The moving object tracking system according to claim 11, wherein the selection unit determines that the detection result of the moving object detected at the same place for a certain period or more is a false detection.
The parameter estimation unit obtains a reliability for the detection result selected by the selection unit, and estimates the tracking parameter based on the detection result when the obtained reliability is higher than a predetermined reference value.
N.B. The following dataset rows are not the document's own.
#ifndef CPF_STREAM_L1_ZERO_SKIP
#define CPF_STREAM_L1_ZERO_SKIP 1
#endif
#ifndef CPF_STREAM_LAZY_USED
#define CPF_STREAM_LAZY_USED 1
#endif
#ifndef CPF_STREAM_BOX_SPARSE
#define CPF_STREAM_BOX_SPARSE 1
#endif
#ifndef CPF_STREAM_FLAT_KICK
#define CPF_STREAM_FLAT_KICK 0
#endif
#ifndef CPF_STREAM_FLAT_ZERO_SKIP
#define CPF_STREAM_FLAT_ZERO_SKIP 0
#endif
#ifndef CPF_STREAM_FLAT_Z
#define CPF_STREAM_FLAT_Z 1
#endif
#ifndef CPF_STREAM_SLOTS_BOX
#define CPF_STREAM_SLOTS_BOX 9
#endif
#ifndef CPF_STREAM_SLOTS_BOX_B
#define CPF_STREAM_SLOTS_BOX_B 12
#endif
#ifndef CPF_STREAM_WAVES_BOX_B
#define CPF_STREAM_WAVES_BOX_B 6
#endif
#ifndef CPF_STREAM_WAVES_BOX
#define CPF_STREAM_WAVES_BOX 6
#endif
#ifndef CPF_STREAM_WAVES_B1
#define CPF_STREAM_WAVES_B1 5
#endif
#ifndef CPF_STREAM_WAVES_L2
#define CPF_STREAM_WAVES_L2 6
#endif
#ifndef CPF_STREAM_WAVES_B0
#define CPF_STREAM_WAVES_B0 7
#endif
#ifndef CPF_STREAM_HIT_POOL_B0
#define CPF_STREAM_HIT_POOL_B0 18
#endif
#ifndef CPF_STREAM_WAVES_FLAT
#define CPF_STREAM_WAVES_FLAT CPF_STREAM_WAVES
#endif
#ifndef CPF_STREAM_WAVES_FLAT_BODY
#define CPF_STREAM_WAVES_FLAT_BODY 0
#endif
template <bool BROWNIAN, bool STORE_VEL, bool STATS, int LOOKUP>
struct StreamOccupancy {
    static constexpr bool kMixed = LOOKUP == 2 || LOOKUP == 3 || LOOKUP == 5 || LOOKUP == 11;
    static constexpr int waves = (STORE_VEL || STATS) ? 1 : (LOOKUP == 4 ? (BROWNIAN ? 4 : 5) : (BROWNIAN ? (kMixed ? 5 : ((LOOKUP == 6 || LOOKUP == 11) ? CPF_STREAM_WAVES_BOX_B : (LOOKUP == 1 ? CPF_STREAM_WAVES_B1 : CPF_STREAM_WAVES_B0))) : (LOOKUP == 2 ? CPF_STREAM_WAVES_L2 : ((kMixed && LOOKUP != 11) ? 6 : ((LOOKUP == 6 || LOOKUP == 11) ? CPF_STREAM_WAVES_BOX : (LOOKUP == 8 ? CPF_STREAM_WAVES_FLAT : CPF_STREAM_WAVES))))));
};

The moving object tracking system according to any one of 11 to 14.
A moving object tracking method,
Enter multiple time-series images taken by the camera,
Detect all moving objects to be tracked from each input image,
A path connecting each moving object detected in the input first image and each moving object detected in a second image continuous to the first image, and each movement detected in the first image A combination of a path connecting an object and a state where the detection failed in the second image, and a path connecting a state where the detection failed in the first image and each moving object detected in the second image make,
Calculating a weight for the created path;
Calculate a value for the combination of paths assigned the calculated weights;
A tracking result based on the value for the calculated path combination is output.
A moving object tracking method,
Enter multiple time-series images taken by the camera,
Detect all moving objects to be tracked from each input image,
Creating a combination of paths connecting each moving object detected in the input first image and each moving object detected in a second image continuous to the first image;
Based on the probability that the moving object detected in the first image and the moving object detected in the second image are associated with each other, and calculating the weight for the created path,
Calculate a value for the combination of paths assigned the calculated weights;
A tracking result based on the value for the calculated path combination is output.
A moving object tracking method,
Enter multiple time-series images taken by the camera,
Detect all moving objects to be tracked from each input image,
Each moving object detected from the first image by the detection and each moving object detected in the second image continuous to the first image are tracked in association with each other,
Set a parameter for selecting a tracking result to be output as the processing result of the tracking,
A tracking result of the moving object selected based on the set parameters is output.
A moving object tracking method,
Enter multiple time-series images taken by the camera,
Detecting a moving object to be tracked from each input image,
Each moving object detected in the first image by the detection is associated with a moving object that is likely to be the same among the moving objects detected in the second image that is continuous with the first image, based on the tracking parameter. Tracking and processing
Outputting a tracking result by the tracking process;
Select a detection result of the moving object that can be used to estimate the tracking parameter from the detected detection result,
Estimating a value of the tracking parameter based on the detection result of the selected moving object;
The tracking parameter used for the tracking process is updated to the estimated tracking parameter.